On December 4, 2018, the United States Department of Justice announced settlements with two of Medtronic’s subsidiaries, Covidien LP and ev3, Inc.
ev3 Allegations and Settlement
ev3, a Minnesota-based medical device manufacturer, found itself in hot water over the distribution of its neurovascular medical device, Onyx Liquid Embolic System. Onyx was approved by the Food and Drug Administration (FDA) as a liquid embolization device that is surgically injected into blood vessels to block blood flow to arteriovenous malformations in the brain. The FDA approved Onyx only for use inside the brain.
However, in spite of the FDA’s limited approval of Onyx, from 2005 to 2009, ev3 sales representatives encouraged surgeons to use Onyx in large quantities for unproven and potentially dangerous surgical uses outside the brain. The company’s sales force continued to highlight unapproved and potentially dangerous uses of Onyx even after FDA officials told ev3 executives in 2008 that they had specific safety concerns regarding uses of Onyx outside the brain and wanted FDA officials told ev3 executives that a study would be required to gain approval for uses of Onyx outside the brain and to ensure that the benefits of the device outweighed the risks.

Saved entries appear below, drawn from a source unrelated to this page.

class _OuterSumJobs(C.Structure):
    _fields_ = [("njobs", C.c_int32), ("job", _OuterSumJob * OUTER_SUM_MAX_JOBS)]


class _AggConvArgs(C.Structure):
    _fields_ = [("N", C.c_int32), ("Cin", C.c_int32), ("M", C.c_int32), ("T", C.c_int32), ("V", C.c_int32),
                ("W", C.c_int32), ("K", C.c_int32),
                ("x", c_f32p), ("x_sN", C.c_int64), ("x_sC", C.c_int64),
                ("a", c_f32p), ("a_transposed", C.c_int32),
                ("nbr", c_i32p), ("pcount", C.c_int32 * 3),
                ("w", c_f32p), ("w_sT", C.c_int64), ("w_sO", C.c_int64), ("w_sI", C.c_int64),
                ("out", c_f32p), ("o_sN", C.c_int64), ("o_sC", C.c_int64),
                ("add", c_f32p), ("a_sN", C.c_int64), ("a_sC", C.c_int64), ("a_tstride", C.c_int32),
                ("xa", c_f32p), ("xa_sN", C.c_int64), ("xa_sC", C.c_int64)]


class _RowsumArgs(C.Structure):
    _fields_ = [("N", C.c_int32), ("C", C.c_int32), ("T", C.c_int32), ("V", C.c_int32),
                ("x", c_f32p), ("x_sN", C.c_int64), ("x_sC", C.c_int64),
                ("y", c_f32p), ("y_sN", C.c_int64), ("y_sC", C.c_int64),
                ("shift", c_f32p),
                ("want_second", C.c_int32),
                ("out", c_f32p),
                ("ws", c_f32p), ("ws_bytes", C.c_int64), ("accumulate", C.c_int32), ("out2", c_f32p)]


class _BnArgs(C.Structure):
    _fields_ = [("N", C.c_int32), ("C", C.c_int32), ("T", C.c_int32), ("V", C.c_int32),
                ("x", c_f32p), ("x_sN", C.c_int64), ("x_sC", C.c_int64),
                ("g", c_f32p), ("g_sN", C.c_int64), ("g_sC", C.c_int64),
                ("gamma", c_f32p), ("beta", c_f32p),
                ("running_mean", c_f32p), ("running_var", c_f32p),
                ("num_batches_tracked", C.c_void_p),
                ("mean", c_f32p), ("rstd", c_f32p),
                ("momentum", C.c_float), ("eps", C.c_float),
                ("training", C.c_int32),
                ("coef", c_f32p)]


class _BnJob(C.Structure):
    _fields_ = [("a", _BnArgs), ("groups", C.c_int32)]


class _GpArgs(C.Structure):
    _fields_ = [("N", C.c_int32), ("C", C.c_int32), ("T", C.c_int32), ("V", C.c_int32),
                ("g", c_f32p), ("g_sN", C.c_int64), ("g_sC", C.c_int64),
                ("nrm", c_f32p), ("gp", c_f32p), ("gout", c_f32p),
                ("out", c_f32p), ("o_sN", C.c_int64), ("o_sC", C.c_int64)]


class _EltArgs(C.Structure):
    _fields_ = [("N", C.c_int32), ("C", C.c_int32), ("T", C.c_int32), ("V", C.c_int32),
                ("x", c_f32p), ("x_sN", C.c_int64), ("x_sC", C.c_int64),
                ("r", c_f32p), ("r_sN", C.c_int64), ("r_sC", C.c_int64),
                ("noise", c_f32p),
                ("sx", c_f32p), ("bx", c_f32p), ("sr", c_f32p), ("br", c_f32p), ("nw", c_f32p),
                ("out", c_f32p), ("o_sN", C.c_int64), ("o_sC", C.c_int64),
                ("act", C.c_int32), ("slope", C.c_float),
                ("groups", C.c_int32), ("coef_gs", C.c_int64)]


class _GenArgs(C.Structure):
    _fields_ = [("N", C.c_int32), ("C", C.c_int32), ("K", C.c_int32), ("Cr", C.c_int32), ("Tc", C.c_int32),
                ("Vc", C.c_int32), ("V", C.c_int32), ("rep", C.c_int32),
                ("a", c_f32p), ("u", c_f32p), ("b", c_f32p),
                ("y", c_f32p), ("y_out", c_f32p), ("y_sN", C.c_int64), ("y_sC", C.c_int64),
                ("z", c_f32p), ("z_sN", C.c_int64), ("z_sC", C.c_int64),
                ("zf", c_f32p), ("zf_sN", C.c_int64), ("zf_sC", C.c_int64),
                ("rs", c_f32p), ("rs_out", c_f32p), ("rs_sN", C.c_int64), ("rs_sC", C.c_int64),
                ("rbias", c_f32p),
                ("r", c_f32p), ("r_sN", C.c_int64), ("r_sC", C.c_int64)]


class _GenAdjJob(C.Structure):
    _fields_ = [("dbt", c_f32p), ("u", c_f32p), ("a", c_f32p), ("out", c_f32p),
                ("K", C.c_int32), ("Kd", C.c_int32), ("V", C.c_int32), ("Vc", C.c_int32), ("accumulate", C.c_int32)]


class _HeadArgs(C.Structure):
    _fields_ = [("N", C.c_int32), ("C", C.c_int32), ("T", C.c_int32), ("V", C.c_int32),
                ("h", c_f32p), ("h_sN", C.c_int64), ("h_sC", C.c_int64),
                ("w", c_f32p), ("b", c_f32p), ("v", c_f32p), ("gv", c_f32p),
                ("g", c_f32p), ("g_sN", C.c_int64), ("g_sC", C.c_int64),
                ("slope", C.c_float), ("masked", C.c_int32),
                ("dw", c_f32p), ("db", c_f32p), ("accumulate", C.c_int32)]


class _LinearArgs(C.Structure):
    _fields_ = [("N", C.c_int32), ("Din", C.c_int32), ("Dout", C.c_int32), ("L", C.c_int32), ("J", C.c_int32),
                ("x", c_f32p), ("x_ld", C.c_int64), ("emb", c_f32p), ("labels", C.c_void_p),
                ("w", c_f32p), ("bias", c_f32p), ("y", c_f32p), ("y_ld", C.c_int64),
                ("act", C.c_int32), ("slope", C.c_float),
                ("g", c_f32p), ("g_ld", C.c_int64),
                ("gx", c_f32p), ("gx_ld", C.c_int64), ("gx_cols", C.c_int32),
                ("dw", c_f32p), ("db", c_f32p), ("demb", c_f32p), ("accumulate", C.c_int32)]


class _LabelBiasArgs(C.Structure):
    _fields_ = [("N", C.c_int32), ("L", C.c_int32), ("J", C.c_int32), ("K", C.c_int32), ("C", C.c_int32),
                ("V", C.c_int32), ("W", C.c_int32), ("T", C.c_int32),
                ("labels", C.c_void_p), ("emb", c_f32p),
                ("w", c_f32p), ("w_sK", C.c_int64), ("w_sC", C.c_int64),
                ("ak", c_f32p), ("zl", c_f32p),
                ("gz", c_f32p), ("gz_sN", C.c_int64), ("gz_sC", C.c_int64),
                ("demb", c_f32p), ("dw", c_f32p), ("accumulate", C.c_int32),
                ("dak", c_f32p), ("dak_accumulate", C.c_int32),
                ("ws", c_f32p), ("ws_bytes", C.c_int64)]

Instead of conducting the study to ensure the safety and effectiveness of Onyx for uses outside the brain, ev3’s sales representatives attended surgical procedures and provided explicit instructions to surgeons regarding how to use Onyx for unapproved surgical procedures outside the brain. These instructions sometimes included using greater quantities than would be used in the brain. According to the criminal information, ev3’s management also set up a system of sales quotas and bonuses that incentivized sales representatives to sell Onyx for unapproved uses and trained the sales force to instruct physicians on unapproved uses of the device.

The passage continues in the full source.